= YOUR GOAL =
Could you report every line from the entries that includes the word "claimed"?

= DATA TO EXAMINE =
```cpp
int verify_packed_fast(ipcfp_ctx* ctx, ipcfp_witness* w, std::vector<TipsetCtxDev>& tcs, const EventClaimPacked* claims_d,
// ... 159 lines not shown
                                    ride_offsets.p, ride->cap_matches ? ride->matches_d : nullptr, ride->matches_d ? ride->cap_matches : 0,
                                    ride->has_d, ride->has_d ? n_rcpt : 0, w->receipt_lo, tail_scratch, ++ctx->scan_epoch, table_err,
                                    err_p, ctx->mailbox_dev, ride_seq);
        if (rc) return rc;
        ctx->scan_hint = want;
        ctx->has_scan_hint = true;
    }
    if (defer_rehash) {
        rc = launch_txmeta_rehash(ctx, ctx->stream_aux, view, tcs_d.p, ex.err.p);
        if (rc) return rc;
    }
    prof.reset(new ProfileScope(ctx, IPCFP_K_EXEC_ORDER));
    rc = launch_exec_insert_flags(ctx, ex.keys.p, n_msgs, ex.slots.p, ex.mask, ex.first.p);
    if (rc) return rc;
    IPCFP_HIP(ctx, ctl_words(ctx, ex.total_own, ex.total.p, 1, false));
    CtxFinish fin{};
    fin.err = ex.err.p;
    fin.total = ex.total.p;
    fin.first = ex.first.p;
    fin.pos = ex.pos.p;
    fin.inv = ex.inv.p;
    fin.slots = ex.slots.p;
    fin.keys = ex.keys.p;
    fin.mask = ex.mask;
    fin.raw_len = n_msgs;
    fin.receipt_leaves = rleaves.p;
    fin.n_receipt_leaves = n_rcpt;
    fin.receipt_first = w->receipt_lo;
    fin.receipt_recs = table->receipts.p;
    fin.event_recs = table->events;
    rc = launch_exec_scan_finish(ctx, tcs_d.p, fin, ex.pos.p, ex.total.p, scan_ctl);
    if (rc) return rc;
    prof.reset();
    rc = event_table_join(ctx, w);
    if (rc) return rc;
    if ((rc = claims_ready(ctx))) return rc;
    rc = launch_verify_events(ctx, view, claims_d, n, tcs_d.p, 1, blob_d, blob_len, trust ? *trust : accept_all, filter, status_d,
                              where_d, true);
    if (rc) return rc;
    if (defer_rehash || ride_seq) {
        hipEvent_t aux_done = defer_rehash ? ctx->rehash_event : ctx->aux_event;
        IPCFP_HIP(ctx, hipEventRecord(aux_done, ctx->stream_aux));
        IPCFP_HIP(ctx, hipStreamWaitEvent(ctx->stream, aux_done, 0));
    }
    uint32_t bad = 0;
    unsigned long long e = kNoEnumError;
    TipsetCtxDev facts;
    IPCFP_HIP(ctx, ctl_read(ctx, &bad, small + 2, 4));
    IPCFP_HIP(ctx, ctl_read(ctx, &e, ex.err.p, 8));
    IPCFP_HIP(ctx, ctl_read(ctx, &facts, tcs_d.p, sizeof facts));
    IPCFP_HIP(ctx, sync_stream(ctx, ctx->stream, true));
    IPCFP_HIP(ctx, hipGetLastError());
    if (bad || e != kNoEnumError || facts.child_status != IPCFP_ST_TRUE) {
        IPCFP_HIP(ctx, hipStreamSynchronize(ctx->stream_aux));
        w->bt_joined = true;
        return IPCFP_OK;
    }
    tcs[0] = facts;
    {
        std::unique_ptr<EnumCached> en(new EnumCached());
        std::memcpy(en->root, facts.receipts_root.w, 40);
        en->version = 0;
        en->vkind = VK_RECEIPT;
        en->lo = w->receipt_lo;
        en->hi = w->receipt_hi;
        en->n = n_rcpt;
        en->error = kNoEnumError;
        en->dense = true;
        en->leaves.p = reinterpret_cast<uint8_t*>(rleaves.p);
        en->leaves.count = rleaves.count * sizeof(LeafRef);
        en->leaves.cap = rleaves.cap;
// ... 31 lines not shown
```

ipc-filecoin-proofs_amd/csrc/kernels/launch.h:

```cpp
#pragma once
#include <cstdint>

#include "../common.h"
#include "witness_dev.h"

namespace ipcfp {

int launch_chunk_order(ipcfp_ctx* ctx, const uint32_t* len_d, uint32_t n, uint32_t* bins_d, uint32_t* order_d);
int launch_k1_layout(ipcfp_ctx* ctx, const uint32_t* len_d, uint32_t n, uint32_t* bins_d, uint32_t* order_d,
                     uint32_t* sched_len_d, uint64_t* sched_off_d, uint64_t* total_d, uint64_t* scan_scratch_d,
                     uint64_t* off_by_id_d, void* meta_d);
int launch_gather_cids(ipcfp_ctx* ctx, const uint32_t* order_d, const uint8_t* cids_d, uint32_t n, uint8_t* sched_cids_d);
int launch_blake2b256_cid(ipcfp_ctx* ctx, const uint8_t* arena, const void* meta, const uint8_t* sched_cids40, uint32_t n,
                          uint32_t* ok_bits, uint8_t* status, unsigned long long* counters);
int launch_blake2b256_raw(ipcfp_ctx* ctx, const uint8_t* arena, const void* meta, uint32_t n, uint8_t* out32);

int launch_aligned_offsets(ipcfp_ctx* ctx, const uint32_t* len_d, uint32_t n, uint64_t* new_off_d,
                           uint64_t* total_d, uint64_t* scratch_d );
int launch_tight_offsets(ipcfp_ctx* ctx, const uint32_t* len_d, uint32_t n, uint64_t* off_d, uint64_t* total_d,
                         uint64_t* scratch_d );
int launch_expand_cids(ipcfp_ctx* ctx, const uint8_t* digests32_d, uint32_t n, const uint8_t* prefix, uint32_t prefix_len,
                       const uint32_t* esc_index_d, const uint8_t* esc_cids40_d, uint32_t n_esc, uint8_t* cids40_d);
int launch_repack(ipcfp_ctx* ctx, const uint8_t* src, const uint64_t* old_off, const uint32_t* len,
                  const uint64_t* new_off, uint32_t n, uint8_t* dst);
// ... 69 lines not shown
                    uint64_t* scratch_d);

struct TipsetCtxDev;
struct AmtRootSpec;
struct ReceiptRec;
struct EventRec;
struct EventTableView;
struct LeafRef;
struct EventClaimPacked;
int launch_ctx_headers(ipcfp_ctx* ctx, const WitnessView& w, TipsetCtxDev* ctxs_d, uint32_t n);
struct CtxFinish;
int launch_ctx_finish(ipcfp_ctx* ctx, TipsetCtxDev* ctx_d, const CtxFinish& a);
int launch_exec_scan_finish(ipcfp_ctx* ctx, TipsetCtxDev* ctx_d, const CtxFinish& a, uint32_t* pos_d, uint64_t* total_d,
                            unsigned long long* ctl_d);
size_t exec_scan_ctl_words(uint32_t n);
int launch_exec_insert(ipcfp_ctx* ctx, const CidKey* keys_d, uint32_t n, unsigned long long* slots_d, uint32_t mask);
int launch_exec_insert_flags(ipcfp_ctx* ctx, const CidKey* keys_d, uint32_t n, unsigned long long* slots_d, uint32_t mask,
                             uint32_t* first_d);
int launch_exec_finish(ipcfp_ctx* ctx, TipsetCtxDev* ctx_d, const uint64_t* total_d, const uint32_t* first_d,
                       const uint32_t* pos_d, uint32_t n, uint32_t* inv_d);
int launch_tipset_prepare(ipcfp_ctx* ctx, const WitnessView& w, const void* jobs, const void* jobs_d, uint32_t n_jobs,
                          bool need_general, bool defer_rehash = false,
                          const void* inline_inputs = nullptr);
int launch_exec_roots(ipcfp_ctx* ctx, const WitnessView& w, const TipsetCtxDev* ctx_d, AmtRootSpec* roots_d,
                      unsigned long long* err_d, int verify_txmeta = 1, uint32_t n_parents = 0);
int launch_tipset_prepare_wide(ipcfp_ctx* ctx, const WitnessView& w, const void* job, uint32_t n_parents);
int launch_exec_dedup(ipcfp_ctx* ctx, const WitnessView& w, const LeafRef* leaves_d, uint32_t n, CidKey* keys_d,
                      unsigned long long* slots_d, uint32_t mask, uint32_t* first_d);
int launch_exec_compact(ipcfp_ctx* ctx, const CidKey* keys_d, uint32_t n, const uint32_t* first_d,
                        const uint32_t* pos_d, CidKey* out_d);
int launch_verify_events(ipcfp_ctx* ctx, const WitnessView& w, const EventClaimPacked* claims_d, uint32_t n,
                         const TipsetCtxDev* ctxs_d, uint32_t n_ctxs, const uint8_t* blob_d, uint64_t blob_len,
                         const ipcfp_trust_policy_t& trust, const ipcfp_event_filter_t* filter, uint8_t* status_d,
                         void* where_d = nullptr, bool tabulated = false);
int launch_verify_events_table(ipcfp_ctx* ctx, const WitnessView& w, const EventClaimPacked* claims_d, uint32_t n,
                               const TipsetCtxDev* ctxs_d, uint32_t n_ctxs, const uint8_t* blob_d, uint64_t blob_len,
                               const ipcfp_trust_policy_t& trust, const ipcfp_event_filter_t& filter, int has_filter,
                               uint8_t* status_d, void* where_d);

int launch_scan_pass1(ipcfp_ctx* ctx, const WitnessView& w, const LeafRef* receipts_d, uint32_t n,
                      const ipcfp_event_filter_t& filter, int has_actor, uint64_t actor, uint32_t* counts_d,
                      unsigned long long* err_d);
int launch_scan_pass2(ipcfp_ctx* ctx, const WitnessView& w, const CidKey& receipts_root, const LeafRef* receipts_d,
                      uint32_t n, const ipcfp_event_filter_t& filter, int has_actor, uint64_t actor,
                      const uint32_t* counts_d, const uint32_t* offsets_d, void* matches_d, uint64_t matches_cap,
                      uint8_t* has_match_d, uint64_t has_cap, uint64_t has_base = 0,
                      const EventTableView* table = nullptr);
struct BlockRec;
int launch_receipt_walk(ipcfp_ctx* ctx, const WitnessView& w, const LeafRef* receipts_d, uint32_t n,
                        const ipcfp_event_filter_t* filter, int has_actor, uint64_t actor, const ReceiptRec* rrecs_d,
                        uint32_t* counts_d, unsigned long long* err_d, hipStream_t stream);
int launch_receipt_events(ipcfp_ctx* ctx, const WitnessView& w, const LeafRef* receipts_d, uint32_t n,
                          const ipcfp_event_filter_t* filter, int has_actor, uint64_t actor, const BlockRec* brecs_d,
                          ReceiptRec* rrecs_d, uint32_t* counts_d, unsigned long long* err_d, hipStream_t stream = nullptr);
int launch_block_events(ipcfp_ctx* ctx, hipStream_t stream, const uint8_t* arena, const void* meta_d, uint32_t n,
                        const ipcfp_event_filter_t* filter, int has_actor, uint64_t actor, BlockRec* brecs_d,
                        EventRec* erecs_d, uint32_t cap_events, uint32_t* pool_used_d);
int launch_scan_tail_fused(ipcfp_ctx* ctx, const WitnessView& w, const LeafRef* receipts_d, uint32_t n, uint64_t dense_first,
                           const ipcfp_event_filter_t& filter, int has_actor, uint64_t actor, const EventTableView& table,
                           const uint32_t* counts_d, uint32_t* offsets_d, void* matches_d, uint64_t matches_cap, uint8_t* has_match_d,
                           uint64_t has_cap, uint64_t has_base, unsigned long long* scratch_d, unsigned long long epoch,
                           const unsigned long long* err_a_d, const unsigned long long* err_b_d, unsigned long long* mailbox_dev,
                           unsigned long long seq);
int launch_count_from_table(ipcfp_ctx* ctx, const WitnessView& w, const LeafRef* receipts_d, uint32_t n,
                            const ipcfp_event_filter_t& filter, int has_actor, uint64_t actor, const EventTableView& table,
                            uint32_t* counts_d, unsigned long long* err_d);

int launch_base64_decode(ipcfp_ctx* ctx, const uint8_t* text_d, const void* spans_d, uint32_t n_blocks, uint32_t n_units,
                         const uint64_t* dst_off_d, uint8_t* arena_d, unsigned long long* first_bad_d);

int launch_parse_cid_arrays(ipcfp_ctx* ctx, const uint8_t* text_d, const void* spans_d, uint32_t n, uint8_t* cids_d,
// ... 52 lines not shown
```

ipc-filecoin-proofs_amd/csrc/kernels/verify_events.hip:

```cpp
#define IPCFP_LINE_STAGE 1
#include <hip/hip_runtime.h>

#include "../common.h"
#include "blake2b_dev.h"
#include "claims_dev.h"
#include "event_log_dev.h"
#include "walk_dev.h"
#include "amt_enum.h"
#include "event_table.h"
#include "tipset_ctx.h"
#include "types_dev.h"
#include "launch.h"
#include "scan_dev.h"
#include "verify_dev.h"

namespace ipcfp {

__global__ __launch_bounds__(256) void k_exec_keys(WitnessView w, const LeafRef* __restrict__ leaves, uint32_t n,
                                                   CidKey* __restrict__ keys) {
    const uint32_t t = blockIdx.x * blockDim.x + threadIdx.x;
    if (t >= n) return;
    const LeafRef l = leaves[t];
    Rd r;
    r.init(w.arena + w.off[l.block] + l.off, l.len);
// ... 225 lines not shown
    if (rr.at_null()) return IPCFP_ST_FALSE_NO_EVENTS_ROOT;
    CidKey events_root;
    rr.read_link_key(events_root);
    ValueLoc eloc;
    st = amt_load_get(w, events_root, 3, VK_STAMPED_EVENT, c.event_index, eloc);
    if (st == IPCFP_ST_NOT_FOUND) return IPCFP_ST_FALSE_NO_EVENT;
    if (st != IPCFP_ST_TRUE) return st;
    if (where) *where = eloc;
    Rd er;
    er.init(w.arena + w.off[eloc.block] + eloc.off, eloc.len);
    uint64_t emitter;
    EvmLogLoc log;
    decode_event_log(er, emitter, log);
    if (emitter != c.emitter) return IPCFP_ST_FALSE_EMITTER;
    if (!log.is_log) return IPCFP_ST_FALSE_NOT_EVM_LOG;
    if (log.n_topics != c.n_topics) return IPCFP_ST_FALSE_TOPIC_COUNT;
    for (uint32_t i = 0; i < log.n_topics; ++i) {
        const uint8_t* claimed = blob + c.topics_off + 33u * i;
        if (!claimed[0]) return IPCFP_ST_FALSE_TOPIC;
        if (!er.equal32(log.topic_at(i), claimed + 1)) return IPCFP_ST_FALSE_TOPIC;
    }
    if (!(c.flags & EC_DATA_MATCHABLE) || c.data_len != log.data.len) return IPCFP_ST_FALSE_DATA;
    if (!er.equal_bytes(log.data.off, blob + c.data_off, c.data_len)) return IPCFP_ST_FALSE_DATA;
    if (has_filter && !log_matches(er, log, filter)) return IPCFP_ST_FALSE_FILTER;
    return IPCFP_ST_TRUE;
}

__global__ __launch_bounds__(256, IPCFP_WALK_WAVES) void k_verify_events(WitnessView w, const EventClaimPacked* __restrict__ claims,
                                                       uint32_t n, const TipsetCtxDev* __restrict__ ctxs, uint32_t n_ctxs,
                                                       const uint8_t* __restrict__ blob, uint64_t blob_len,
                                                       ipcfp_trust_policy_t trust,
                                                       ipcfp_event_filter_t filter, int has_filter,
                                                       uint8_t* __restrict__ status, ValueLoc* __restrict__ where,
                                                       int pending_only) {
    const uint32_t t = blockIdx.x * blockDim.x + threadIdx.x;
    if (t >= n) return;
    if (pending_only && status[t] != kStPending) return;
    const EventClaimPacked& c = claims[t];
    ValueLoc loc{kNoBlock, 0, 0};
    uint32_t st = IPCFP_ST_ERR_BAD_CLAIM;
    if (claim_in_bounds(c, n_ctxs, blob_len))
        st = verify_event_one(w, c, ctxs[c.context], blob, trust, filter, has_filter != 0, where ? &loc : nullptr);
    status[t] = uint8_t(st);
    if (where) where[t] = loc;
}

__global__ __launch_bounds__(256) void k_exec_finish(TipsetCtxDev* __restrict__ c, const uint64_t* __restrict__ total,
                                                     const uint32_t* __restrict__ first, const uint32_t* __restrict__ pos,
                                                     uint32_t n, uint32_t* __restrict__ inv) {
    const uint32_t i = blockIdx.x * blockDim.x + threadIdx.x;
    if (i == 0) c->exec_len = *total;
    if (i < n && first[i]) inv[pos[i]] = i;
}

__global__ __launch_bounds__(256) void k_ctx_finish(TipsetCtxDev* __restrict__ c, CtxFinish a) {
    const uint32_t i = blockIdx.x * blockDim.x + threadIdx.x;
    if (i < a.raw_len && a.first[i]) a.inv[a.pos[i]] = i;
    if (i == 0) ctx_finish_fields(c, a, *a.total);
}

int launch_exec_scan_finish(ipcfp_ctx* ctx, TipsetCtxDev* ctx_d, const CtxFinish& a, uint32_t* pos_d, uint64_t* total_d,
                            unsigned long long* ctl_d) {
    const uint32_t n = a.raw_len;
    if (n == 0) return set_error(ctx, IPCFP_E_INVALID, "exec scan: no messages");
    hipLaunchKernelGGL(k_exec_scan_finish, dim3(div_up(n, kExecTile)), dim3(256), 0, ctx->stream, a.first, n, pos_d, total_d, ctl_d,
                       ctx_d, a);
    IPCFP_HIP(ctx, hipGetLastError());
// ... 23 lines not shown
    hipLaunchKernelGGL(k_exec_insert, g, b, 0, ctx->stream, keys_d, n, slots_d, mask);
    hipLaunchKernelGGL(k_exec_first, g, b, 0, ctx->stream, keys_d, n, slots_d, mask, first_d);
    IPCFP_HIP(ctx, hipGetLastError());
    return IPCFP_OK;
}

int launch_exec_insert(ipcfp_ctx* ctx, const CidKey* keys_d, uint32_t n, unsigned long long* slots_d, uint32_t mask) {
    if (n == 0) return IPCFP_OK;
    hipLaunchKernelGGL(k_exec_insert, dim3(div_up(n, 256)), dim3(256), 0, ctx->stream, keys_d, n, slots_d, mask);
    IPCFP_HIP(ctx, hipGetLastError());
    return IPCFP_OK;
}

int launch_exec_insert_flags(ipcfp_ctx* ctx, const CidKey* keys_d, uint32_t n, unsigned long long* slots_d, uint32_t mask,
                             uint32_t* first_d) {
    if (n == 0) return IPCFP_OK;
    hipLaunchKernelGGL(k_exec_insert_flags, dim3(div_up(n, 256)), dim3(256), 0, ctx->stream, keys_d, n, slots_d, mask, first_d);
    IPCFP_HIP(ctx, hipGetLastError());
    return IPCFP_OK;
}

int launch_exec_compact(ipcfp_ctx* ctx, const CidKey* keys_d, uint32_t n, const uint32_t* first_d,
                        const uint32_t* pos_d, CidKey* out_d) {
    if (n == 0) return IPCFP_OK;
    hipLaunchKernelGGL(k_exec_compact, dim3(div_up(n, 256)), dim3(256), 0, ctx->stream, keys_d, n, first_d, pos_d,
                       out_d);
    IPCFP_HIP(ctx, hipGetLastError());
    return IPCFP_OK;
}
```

= EXERCISE ANSWER =
        const uint8_t* claimed = blob + c.topics_off + 33u * i;
        if (!claimed[0]) return IPCFP_ST_FALSE_TOPIC;
        if (!er.equal32(log.topic_at(i), claimed + 1)) return IPCFP_ST_FALSE_TOPIC;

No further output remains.